History

Great Britain
- Name: HMS Defiance
- Builder: Phineas Pett II, Chatham Dockyard
- Launched: 1675
- Fate: Broken up, 1749

General characteristics as built
- Class & type: 64-gun third rate ship of the line
- Tons burthen: 890 tons
- Length: 117 ft (36 m) (keel)
- Beam: 37 ft 10 in (11.53 m)
- Depth of hold: 15 ft 10 in (4.83 m)
- Propulsion: Sails
- Sail plan: Full-rigged ship
- Armament: 64 guns of various weights of shot

General characteristics after 1695 rebuild
- Class & type: 64-gun third rate ship of the line
- Tons burthen: 902 tons
- Length: 143 ft 10 in (43.84 m) (gundeck)
- Beam: 37 ft 11 in (11.56 m)
- Depth of hold: 15 ft 8 in (4.78 m)
- Propulsion: Sails
- Sail plan: Full-rigged ship
- Armament: 64 guns of various weights of shot

General characteristics after 1707 rebuild
- Class & type: 66-gun third rate ship of the line
- Tons burthen: 949 tons
- Length: 146 ft 3+1⁄2 in (44.6 m) (gundeck)
- Beam: 38 ft 6 in (11.73 m)
- Depth of hold: 15 ft 9+1⁄2 in (4.8 m)
- Propulsion: Sails
- Sail plan: Full-rigged ship
- Armament: 66 guns of various weights of shot

= HMS Defiance (1675) =

Ship of the line of the Royal Navy

HMS Defiance was a 64-gun third rate ship of the line of the Royal Navy, built by Phineas Pett II at Chatham Dockyard, and launched in 1675.

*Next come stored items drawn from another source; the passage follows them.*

template <int P, int NT, bool X16, bool FULL = false, bool ONCHIP = false, bool SAFE = false>
__device__ __forceinline__ void nmf_body(const float *Fb_, double *Lg_, double *rs_, double *sv_,
                                         int n, int S, int nL, int T, int first_i)
{
    Smem<P, NT> &sm = g_sm;
    double *lam = g_lam + (DN_UNITS > 1 ? (size_t) DN_UNIT * (size_t) nL * (P + (P & 1)) : 0);
    gF_cptr Fb = (gF_cptr) uniform_ptr(Fb_);
    gdouble_ptr Lg = (gdouble_ptr) uniform_ptr(Lg_);
    gdouble_ptr rs = (gdouble_ptr) uniform_ptr(rs_);
    gdouble_ptr sv = (gdouble_ptr) uniform_ptr(sv_);
    n = __builtin_amdgcn_readfirstlane(n);
    S = __builtin_amdgcn_readfirstlane(S);
    nL = __builtin_amdgcn_readfirstlane(nL);
    T = __builtin_amdgcn_readfirstlane(T);
    const bool first = __builtin_amdgcn_readfirstlane(first_i) != 0;
    double inv[P], u[P], theta = 0.0;
    int steps = 0;
    const int maxs = __builtin_amdgcn_readfirstlane(g_gs.max_steps);
    bool noconv = false;
#pragma unroll
    for (int i = 0; i < P; i++) inv[i] = uniform(g_gs.inv[i]);
    long long stamp[4] = {0, 0, 0, 0};
#ifdef DN_STAMP
#define DN_T0() const long long t0_ = __builtin_amdgcn_s_memtime()
#define DN_T1(slot) stamp[slot] += __builtin_amdgcn_s_memtime() - t0_
#else
#define DN_T0()
#define DN_T1(slot) (void) stamp
#endif
    constexpr int NG = P * (P + 1) / 2;
    constexpr int CH_MAX = P <= 15 ? 120 : 90;
    constexpr int SW = (NG + CH_MAX - 1) / CH_MAX;
    constexpr int CH = (NG + SW - 1) / SW;
    constexpr int PS = P + (P & 1);
    const int tid = DN_TIDX;
    constexpr int RT = DN_REG_TIER ? rt_cols<P, X16>() : 0;
    constexpr int CS = rt_col_regs<P, X16>();
    constexpr int NR = RT * NT;
    constexpr bool RAW = raw_units<P>();
    double ud[P], ur[P];
    const int nLe = (n < NR + nL) ? n : NR + nL;
    const int kS0 = NR + nL;
    if constexpr (P >= DN_MG_MIN_P) {
        const int st = mg_core<P, NT>(Fb, Lg, lam, n, nL, T, u, theta, steps, maxs, noconv);
        if (st != ST_OK) { if (tid == 0) g_gs.status = st; dn_sync(); return; }
    } else {
    gram_t G[CH];
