@@ -688,42 +738,12 @@
 #pragma unroll
         for (int k = 0; k < 6; ++k) dL_dcov3D[6 * si + k] = g6[k];
     } else {
-        const float4 qrot = (vec_ok & 2) ? *reinterpret_cast<const float4*>(rotations + 4 * si)
-                                         : make_float4(rotations[4 * si], rotations[4 * si + 1], rotations[4 * si + 2], rotations[4 * si + 3]);
-        const float sa_in[3] = {scales[3 * si], scales[3 * si + 1], scales[3 * si + 2]};
         float ds[3] = {0, 0, 0}, dq[4] = {0, 0, 0, 0};
-        backward_scale_rot(f, g6, qrot, sa_in, ds, dq);
+        backward_scale_rot(f, g6, qrot, nq, sa_in, ds, dq);
         dL_dscales[3 * si] = ds[0]; dL_dscales[3 * si + 1] = ds[1]; dL_dscales[3 * si + 2] = ds[2];
         dL_drots[4 * si] = dq[0]; dL_drots[4 * si + 1] = dq[1]; dL_drots[4 * si + 2] = dq[2]; dL_drots[4 * si + 3] = dq[3];
     }
     }
-}
-
-constexpr int kCompactThreads = 1024, kCompactPer = 16;
-__global__ __launch_bounds__(kCompactThreads) void compact_touched_kernel(int P, const uint8_t* __restrict__ touched,
-                                                                         uint32_t* __restrict__ list, uint32_t* __restrict__ count) {
-    __shared__ uint32_t s_wave[kCompactThreads / 64];
-    __shared__ uint32_t s_base;
-    const int tid = threadIdx.x;
-    const int i0 = (blockIdx.x * kCompactThreads + tid) * kCompactPer;
-    uint4 w = make_uint4(0u, 0u, 0u, 0u);
-    if (i0 < P) w = *reinterpret_cast<const uint4*>(touched + i0);
-    const uint32_t ww[4] = {w.x, w.y, w.z, w.w};
-    uint32_t mine = 0;
-#pragma unroll
-    for (int q = 0; q < 4; ++q)
-        mine += ((ww[q] & 0xFFu) != 0) + ((ww[q] & 0xFF00u) != 0) + ((ww[q] & 0xFF0000u) != 0) + ((ww[q] >> 24) != 0);
-    uint32_t total;
-    const uint32_t off = block_excl_scan<kCompactThreads / 64>(mine, tid, s_wave, &total);
-    if (total == 0) return;
-    if (tid == 0) s_base = atomicAdd(count, total);
-    __syncthreads();
-    uint32_t dst = s_base + off;
-#pragma unroll
-    for (int q = 0; q < 4; ++q)
-#pragma unroll
-        for (int k = 0; k < 4; ++k)
-            if (((ww[q] >> (8 * k)) & 0xFFu) && i0 + 4 * q + k < P) list[dst++] = (uint32_t)(i0 + 4 * q + k);
 }
 
 int launch_preprocess_backward_sparse(const Frame& f, const float* means3D, const float* shs, const float* scales,
@@ -732,13 +752,10 @@
                                       float* dL_dshs, float* dL_dcov3D, float* dL_dscales, float* dL_drots, hipStream_t st,
                                       RawBackwardExtra rawx) {
     if (f.P <= 0) return 0;
-    constexpr int kPerBlock = kCompactThreads * kCompactPer;
-    hipLaunchKernelGGL(compact_touched_kernel, dim3((f.P + kPerBlock - 1) / kPerBlock), dim3(kCompactThreads), 0, st, f.P, g.touched,
-                       g.touched_list, g.touched_count);
-    const int sparse_blocks = min((f.P + kSparseBlock - 1) / kSparseBlock, 2048);
+    const int sparse_blocks = (f.P + kSparseFlags - 1) / kSparseFlags;
     auto al16 = [](const void* p) { return ((uintptr_t)p & 15u) == 0; };
     const int vec_ok = ((al16(shs) && al16(dL_dshs)) ? 1 : 0) | (al16(rotations) ? 2 : 0);
-    hipLaunchKernelGGL(preprocess_backward_sparse_kernel, dim3(sparse_blocks), dim3(kSparseBlock), 0, st, f, means3D, shs, scales,
+    hipLaunchKernelGGL(preprocess_backward_sparse_kernel<kSparseFlags>, dim3(sparse_blocks), dim3(kSparseBlock), 0, st, f, means3D, shs, scales,
                        rotations, cov3D_precomp, g, grad_rows, dL_dmeans3D, dL_dmeans2D, dL_dopacity, dL_dcolors, dL_dshs,
                        dL_dcov3D, dL_dscales, dL_drots, rawx, vec_ok);
     return hipGetLastError() == hipSuccess ? 0 : MVI_EHIP;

In the summer of 1678, Defiance was under the command of John Ernle.

She was rebuilt at Woolwich Dockyard in 1695, again as a 64-gun ship.

Defiance was part of a squadron under Vice-Admiral John Benbow in August 1702. In an action between Benbow's squadron and the squadron of the French Admiral Jean du Casse, Defiance under Captain Richard Kirkby was one of the ships that refused to engage. Along with , Defiance bore away from the French squadron after only two or three broadsides, and stood out of range. At his court-martial, Captain Kirkby was convicted of cowardice and sentenced to be shot.

In 1707, she was rebuilt for a second time, relaunching from Deptford Dockyard as a 66-gun third rate.

Defiance was reduced to a fourth rate in 1716.

On 30 August 1739, command of her was given to Captain John Trevor.

She was hulked in 1743 and was broken up in 1749.